[Stored items]

## Fuse subgroup test into l0f reduce and row-parallelize Horner combine

Folds the per-subgroup psi test into the l0f reduce launch as extra workgroups, so one kernel launch and its serialization point go away. It also replaces the 8-thread pairwise Horner kernel with a row-parallel version that runs four chains at once over 640 threads with shared-memory slots. The old kernel stays as a fallback, gated on a new counter that is set when the sum hits infinity. This adds a launch and more LDS use, and the row-form formulas carry correctness risk.

```diff
diff --git a/charon_amd/csrc/bls_pair.h b/charon_amd/csrc/bls_pair.h
--- a/charon_amd/csrc/bls_pair.h
+++ b/charon_amd/csrc/bls_pair.h
@@ -334,6 +334,19 @@
   }
 }
 
+template <uint32_t PAIRS>
+TBG_DEV Jac<Fp2x> pair_tree_sum(Jac<Fp2x> acc, Jac<Fp2x>* lds) {
+  const uint32_t t = threadIdx.x, pr = t >> 1;
+#pragma unroll 1
+  for (uint32_t s = 1; s < PAIRS; s <<= 1) {
+    lds[t] = acc;
+    __syncthreads();
+    if ((pr & (2 * s - 1)) == 0 && pr + s < PAIRS) acc = jac_add_in<Fp2x, true>(acc, lds[t + 2 * s]);
+    __syncthreads();
+  }
+  return acc;
+}
+
 TBG_DEV Fp2 px_gather(const Fp2x& a) {
   const Fp o = pair_xch(a.v);
   return pair_par() ? Fp2{o, a.v} : Fp2{a.v, o};
diff --git a/charon_amd/csrc/bls_row.h b/charon_amd/csrc/bls_row.h
--- a/charon_amd/csrc/bls_row.h
+++ b/charon_amd/csrc/bls_row.h
@@ -527,4 +527,190 @@
   }
 }
 
-}
+constexpr int RG_ROWS = 10;
+struct RowG2Slots {
+  int32_t pt[4][6][16];
+  int32_t p[5][10][16];
+};
+enum { RG_X = 0, RG_Y = 2, RG_Z = 4 };
+TBG_HD R32 rg_ld(const RowG2Slots& S, int pt, int i) { return row_ld(S.pt[pt][i]); }
+TBG_HD R32 rg_p(const RowG2Slots& S, int ph, int i) { return row_ld(S.p[ph][i]); }
+TBG_HD void rg_job(RowG2Slots& S, int ph, int r, const R32& a0, const R32& a1, const R32& b0, const R32& b1) {
+#if defined(TBG_BOUNDS_CHECK) && !defined(__HIP_DEVICE_COMPILE__)
+  for (int k = 0; k < ROW_N; ++k) {
+    const int64_t lim = (int64_t)1 << 29;
+    TBG_BOUND(a0.v[k] <= lim && a0.v[k] >= -lim && a1.v[k] <= lim && a1.v[k] >= -lim, "rg_job a limbs <= 2^29");
+    TBG_BOUND(b0.v[k] <= lim && b0.v[k] >= -lim && b1.v[k] <= lim && b1.v[k] >= -lim, "rg_job b limbs <= 2^29");
+  }
+#endif
+  row_st(S.p[ph][r], row_fp2_mul_c(r & 1, a0, a1, b0, b1));
+}
+
+TBG_HD void rg_add1(int r, RowG2Slots& S, int a, int b) {
+  if (r >= 10) return;
+  const int j = r >> 1;
+  const int pa = (j == 1 || j == 4) ? b : a, ia = j < 3 ? RG_Z : RG_Y;
+  const int pb = (j == 0 || j == 4) ? a : b;
+  rg_job(S, 0, r, rg_ld(S, pa, ia), rg_ld(S, pa, ia + 1), rg_ld(S, pb, RG_Z), rg_ld(S, pb, RG_Z + 1));
+}
+TBG_HD void rg_add2(int r, RowG2Slots& S, int a, int b) {
+  if (r >= 8) return;
+  const int j = r >> 1;
+  R32 a0, a1;
+  if (j == 0) { a0 = rg_ld(S, a, RG_X); a1 = rg_ld(S, a, RG_X + 1); }
+  else if (j == 1) { a0 = rg_ld(S, b, RG_X); a1 = rg_ld(S, b, RG_X + 1); }
+  else if (j == 2) { a0 = rg_p(S, 0, 6); a1 = rg_p(S, 0, 7); }
+  else { a0 = rg_p(S, 0, 8); a1 = rg_p(S, 0, 9); }
+  const int zz = (j & 1) ? 0 : 2;
+  rg_job(S, 1, r, a0, a1, rg_p(S, 0, zz), rg_p(S, 0, zz + 1));
+}
+TBG_HD R32 rg_H(const RowG2Slots& S, int c) { return r_norm(rg_p(S, 1, 2 + c) - rg_p(S, 1, c)); }
+TBG_HD R32 rg_R(const RowG2Slots& S, int c) { return r_norm(rg_p(S, 1, 6 + c) - rg_p(S, 1, 4 + c)); }
+TBG_HD void rg_add3(int r, RowG2Slots& S) {
+  if (r >= 6) return;
+  const int j = r >> 1;
+  R32 a0, a1, b0, b1;
+  if (j == 0) { a0 = b0 = rg_H(S, 0); a1 = b1 = rg_H(S, 1); }
+  else if (j == 1) { a0 = rg_p(S, 0, 4); a1 = rg_p(S, 0, 5); b0 = rg_H(S, 0); b1 = rg_H(S, 1); }
+  else { a0 = b0 = rg_R(S, 0); a1 = b1 = rg_R(S, 1); }
+  rg_job(S, 2, r, a0, a1, b0, b1);
+}
+TBG_HD void rg_add4(int r, RowG2Slots& S) {
+  if (r >= 4) return;
+  R32 a0, a1;
+  if (r < 2) { a0 = rg_H(S, 0); a1 = rg_H(S, 1); }
+  else { a0 = rg_p(S, 1, 0); a1 = rg_p(S, 1, 1); }
+  rg_job(S, 3, r, a0, a1, rg_p(S, 2, 0), rg_p(S, 2, 1));
+}
+TBG_HD R32 rg_aX3(const RowG2Slots& S, int c) {
+  return r_norm(rg_p(S, 2, 4 + c) - rg_p(S, 3, c) - r_mul_small(rg_p(S, 3, 2 + c), 2));
+}
+TBG_HD void rg_add5(int r, RowG2Slots& S) {
+  if (r >= 4) return;
+  R32 a0, a1, b0, b1;
+  if (r < 2) { a0 = rg_p(S, 1, 4); a1 = rg_p(S, 1, 5); b0 = rg_p(S, 3, 0); b1 = rg_p(S, 3, 1); }
+  else {
+    a0 = r_norm(rg_p(S, 3, 2) - rg_aX3(S, 0));
+    a1 = r_norm(rg_p(S, 3, 3) - rg_aX3(S, 1));
+    b0 = rg_R(S, 0);
+    b1 = rg_R(S, 1);
+  }
+  rg_job(S, 4, r, a0, a1, b0, b1);
+}
+TBG_HD void rg_add6(int r, RowG2Slots& S, int d) {
+  if (r >= 6) return;
+  const int c = r & 1, j = r >> 1;
+  if (j == 0) row_st(S.pt[d][RG_X + c], row_reduce(rg_aX3(S, c)));
+  else if (j == 1) row_st(S.pt[d][RG_Y + c], row_reduce(rg_p(S, 4, 2 + c) - rg_p(S, 4, c)));
+  else row_st(S.pt[d][RG_Z + c], rg_p(S, 2, 2 + c));
+}
+
+TBG_HD void rg_dbl1(int r, RowG2Slots& S, int a) {
+  if (r >= 6) return;
+  const int j = r >> 1;
+  const int ia = j == 0 ? RG_X : RG_Y, ib = j == 0 ? RG_X : (j == 1 ? RG_Y : RG_Z);
+  rg_job(S, 0, r, rg_ld(S, a, ia), rg_ld(S, a, ia + 1), rg_ld(S, a, ib), rg_ld(S, a, ib + 1));
+}
+TBG_HD void rg_dbl2(int r, RowG2Slots& S, int a) {
+  if (r >= 6) return;
+  const int j = r >> 1;
+  R32 a0, a1;
+  if (j == 0) { a0 = rg_p(S, 0, 2); a1 = rg_p(S, 0, 3); }
+  else if (j == 1) { a0 = rg_ld(S, a, RG_X) + rg_p(S, 0, 2); a1 = rg_ld(S, a, RG_X + 1) + rg_p(S, 0, 3); }
+  else { a0 = r_norm(r_mul_small(rg_p(S, 0, 0), 3)); a1 = r_norm(r_mul_small(rg_p(S, 0, 1), 3)); }
+  rg_job(S, 1, r, a0, a1, a0, a1);
+}
+TBG_HD R32 rg_D(const RowG2Slots& S, int c) {
+  return r_norm(r_mul_small(rg_p(S, 1, 2 + c) - rg_p(S, 0, c) - rg_p(S, 1, c), 2));
+}
+TBG_HD R32 rg_dX3(const RowG2Slots& S, int c) { return r_norm(rg_p(S, 1, 4 + c) - r_mul_small(rg_D(S, c), 2)); }
+TBG_HD void rg_dbl3(int r, RowG2Slots& S) {
+  if (r >= 2) return;
+  rg_job(S, 2, r, r_norm(rg_D(S, 0) - rg_dX3(S, 0)), r_norm(rg_D(S, 1) - rg_dX3(S, 1)),
+         r_norm(r_mul_small(rg_p(S, 0, 0), 3)), r_norm(r_mul_small(rg_p(S, 0, 1), 3)));
+}
+TBG_HD void rg_dbl4(int r, RowG2Slots& S, int d) {
+  if (r >= 6) return;
+  const int c = r & 1, j = r >> 1;
+  if (j == 0) row_st(S.pt[d][RG_X + c], row_reduce(rg_dX3(S, c)));
+  else if (j == 1) row_st(S.pt[d][RG_Y + c], row_reduce(rg_p(S, 2, c) - r_mul_small(r_norm(r_mul_small(rg_p(S, 1, c), 4)), 2)));
+  else row_st(S.pt[d][RG_Z + c], row_reduce(r_mul_small(rg_p(S, 0, 4 + c), 2)));
+}
+
+TBG_HD void rg_psi(int r, RowG2Slots& S, int d, int a) {
+  if (r >= 6) return;
+  const int c = r & 1, j = r >> 1;
+  if (j == 2) {
+    const R32 z = rg_ld(S, a, RG_Z + c);
+    row_st(S.pt[d][RG_Z + c], rsel(c == 0, z, -z));
+    return;
+  }
+  const R32 k0 = j == 0 ? r_limbs(PSI_X.c0) : r_limbs(PSI_Y.c0), k1 = j == 0 ? r_limbs(PSI_X.c1) : r_limbs(PSI_Y.c1);
+  row_st(S.pt[d][2 * j + c], row_fp2_mul_c(c, rg_ld(S, a, 2 * j), -rg_ld(S, a, 2 * j + 1), k0, k1));
+}
+TBG_HD void rg_load(int r, RowG2Slots& S, int d, const uint32_t* src) {
+  if (r < 6) row_st(S.pt[d][r], row_from_limbs(src + r * NL));
+}
+TBG_HD void rg_copy(int r, RowG2Slots& S, int d, const RowG2Slots& Sa, int a) {
+  if (r < 6) row_st(S.pt[d][r], row_ld(Sa.pt[a][r]));
+}
+
+template <class Exec>
+TBG_HD void rg_add(Exec& ex, RowG2Slots* S, uint32_t m, int d, int a, int b) {
+  auto on = [&](int r) { return ((m >> (r / RG_ROWS)) & 1u) != 0; };
+  ex([&](int r) { if (on(r)) rg_add1(r % RG_ROWS, S[r / RG_ROWS], a, b); });
+  ex([&](int r) { if (on(r)) rg_add2(r % RG_ROWS, S[r / RG_ROWS], a, b); });
+  ex([&](int r) { if (on(r)) rg_add3(r % RG_ROWS, S[r / RG_ROWS]); });
+  ex([&](int r) { if (on(r)) rg_add4(r % RG_ROWS, S[r / RG_ROWS]); });
+  ex([&](int r) { if (on(r)) rg_add5(r % RG_ROWS, S[r / RG_ROWS]); });
+  ex([&](int r) { if (on(r)) rg_add6(r % RG_ROWS, S[r / RG_ROWS], d); });
+}
+template <class Exec>
+TBG_HD void rg_dbl(Exec& ex, RowG2Slots* S, uint32_t m, int d, int a) {
+  auto on = [&](int r) { return ((m >> (r / RG_ROWS)) & 1u) != 0; };
+  ex([&](int r) { if (on(r)) rg_dbl1(r % RG_ROWS, S[r / RG_ROWS], a); });
+  ex([&](int r) { if (on(r)) rg_dbl2(r % RG_ROWS, S[r / RG_ROWS], a); });
+  ex([&](int r) { if (on(r)) rg_dbl3(r % RG_ROWS, S[r / RG_ROWS]); });
+  ex([&](int r) { if (on(r)) rg_dbl4(r % RG_ROWS, S[r / RG_ROWS], d); });
+}
+
+enum { RG_ACC = 0, RG_T = 1, RG_Q = 2, RG_TT = 3 };
+constexpr int L0F_ROW_CHAINS = 4;
+TBG_HD constexpr int l0f_row_first(int j) { return j < 2 ? 5 * j : 10 + 4 * (j - 2); }
+template <class Exec>
+TBG_HD void row_l0f_s(Exec& ex, RowG2Slots* S, const uint32_t* tot) {
+  constexpr int PW = 6 * NL;
+  ex([&](int r) {
+    const int g = r / RG_ROWS, lr = r % RG_ROWS;
+    rg_load(lr, S[g], RG_ACC, tot + (size_t)PW * (l0f_row_first(g + 1) - 1));
+  });
+  ex([&](int r) { rg_load(r % RG_ROWS, S[r / RG_ROWS], RG_TT, tot + (size_t)PW * 18); });
+#pragma unroll 1
+  for (int s = 0; s < 4; ++s) {
+    const uint32_t m = s == 0 ? 3u : 15u;
+    ex([&](int r) {
+      const int g = r / RG_ROWS, lr = r % RG_ROWS;
+      const int e = l0f_row_first(g + 1) - 2 - (s - (g >= 2 ? 1 : 0));
+      if ((m >> g) & 1u) rg_load(lr, S[g], RG_Q, tot + (size_t)PW * e);
+    });
+    rg_dbl(ex, S, m, RG_T, RG_ACC);
+    rg_add(ex, S, m, RG_T, RG_T, RG_ACC);
+    rg_dbl(ex, S, m, RG_T, RG_T);
+    rg_dbl(ex, S, m, RG_T, RG_T);
+    rg_add(ex, S, m, RG_T, RG_T, RG_ACC);
+    rg_add(ex, S, m, RG_ACC, RG_T, RG_Q);
+  }
+  rg_dbl(ex, S, 15u, RG_T, RG_ACC);
+  rg_add(ex, S, 15u, RG_ACC, RG_T, RG_TT);
+#pragma unroll 1
+  for (int k = 0; k < 3; ++k) {
+    ex([&](int r) { if (r / RG_ROWS > k) rg_psi(r % RG_ROWS, S[r / RG_ROWS], RG_T, RG_ACC); });
+    ex([&](int r) { if (r / RG_ROWS > k) rg_copy(r % RG_ROWS, S[r / RG_ROWS], RG_ACC, S[r / RG_ROWS], RG_T); });
+  }
+  ex([&](int r) { const int g = r / RG_ROWS; if (g == 0 || g == 2) rg_copy(r % RG_ROWS, S[g], RG_Q, S[g + 1], RG_ACC); });
+  rg_add(ex, S, 5u, RG_ACC, RG_ACC, RG_Q);
+  ex([&](int r) { if (r / RG_ROWS == 0) rg_copy(r % RG_ROWS, S[0], RG_Q, S[2], RG_ACC); });
+  rg_add(ex, S, 1u, RG_ACC, RG_ACC, RG_Q);
+}
+
+}
diff --git a/charon_amd/csrc/k_msm.hip b/charon_amd/csrc/k_msm.hip
--- a/charon_amd/csrc/k_msm.hip
+++ b/charon_amd/csrc/k_msm.hip
@@ -6,6 +6,7 @@
 #include "bls_msm.h"
 #include "bls_pair.h"
 #include "bls_batchinv.h"
+#include "bls_row.h"
 
 namespace tbg {
 
@@ -194,19 +195,6 @@
 constexpr uint32_t MSM_TREE_WG = MSM_BUCKETS / (MSM_TREE_PAIRS * MSM_TREE_PER);
 static_assert(MSM_TREE_WG <= 2 * 64 && MSM_TREE_WG <= MSM_SUM_ENTRIES, "second tree kernel: one workgroup");
 
-template <uint32_t PAIRS>
-__device__ __forceinline__ Jac<Fp2x> pair_tree_sum(Jac<Fp2x> acc, Jac<Fp2x>* lds) {
-  const uint32_t t = threadIdx.x, pr = t >> 1;
-#pragma unroll 1
-  for (uint32_t s = 1; s < PAIRS; s <<= 1) {
-    lds[t] = acc;
-    __syncthreads();
-    if ((pr & (2 * s - 1)) == 0 && pr + s < PAIRS) acc = jac_add_in<Fp2x, true>(acc, lds[t + 2 * s]);
-    __syncthreads();
-  }
-  return acc;
-}
-
 __global__ void __launch_bounds__(2 * MSM_TREE_PAIRS) k_msm_tree(DevBatch B) {
   TBG_URGENT();
   __shared__ Jac<Fp2x> lds[2 * MSM_TREE_PAIRS];
@@ -238,27 +226,6 @@
   px_store(*B.batch_pt, Aff<Fp2x>{f_mul(acc.X, zi2), f_mul(acc.Y, f_mul(zi2, zi))});
 }
 
-__global__ void __launch_bounds__(2 * L0F_PAIRS) k_l0f_reduce(DevBatch B, uint32_t n_sg, uint32_t wq, uint32_t n_t) {
-  __shared__ Jac<Fp2x> lds[2 * L0F_PAIRS];
-  if (B.counters[CNT_L0_BAD]) return;
-  const uint32_t pr = threadIdx.x >> 1, b = blockIdx.x;
-  const bool qcol = b < SGB_K * wq;
-  const uint32_t col = qcol ? b / wq : SGB_K, chunk = qcol ? b % wq : b - SGB_K * wq;
-  const uint32_t count = qcol ? n_sg : n_sg * n_t;
-  const uint32_t a0 = chunk * L0F_CHUNK + pr * L0F_PER, a1 = min(a0 + L0F_PER, count);
-  Jac<Fp2x> acc = jac_inf<Fp2x>();
-#pragma unroll 1
-  for (uint32_t a = a0; a < a1; ++a) {
-    if (qcol) {
-      acc = jac_add_in<Fp2x, true>(acc, px_load(B.sgb_part[((size_t)SGB_BUCKETS * a + (size_t)SGB_V * col) * B.sgb_split]));
-    } else {
-      acc = jac_add_in<Fp2x, true>(acc, px_load(B.sgb_t[a]));
-    }
-  }
-  acc = pair_tree_sum<L0F_PAIRS>(acc, lds);
-  if (pr == 0) px_store(B.l0f_sum[b], acc);
-}
-
 __global__ void __launch_bounds__(2 * L0F_PAIRS) k_l0f_fold(DevBatch B, uint32_t wq, uint32_t wt) {
   TBG_URGENT();
   __shared__ Jac<Fp2x> lds[2 * L0F_PAIRS];
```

- _YOUR TASK_
How many lines in the records above contain the word "constexpr"? Give only the number.

- _WRITTEN RESPONSE_
5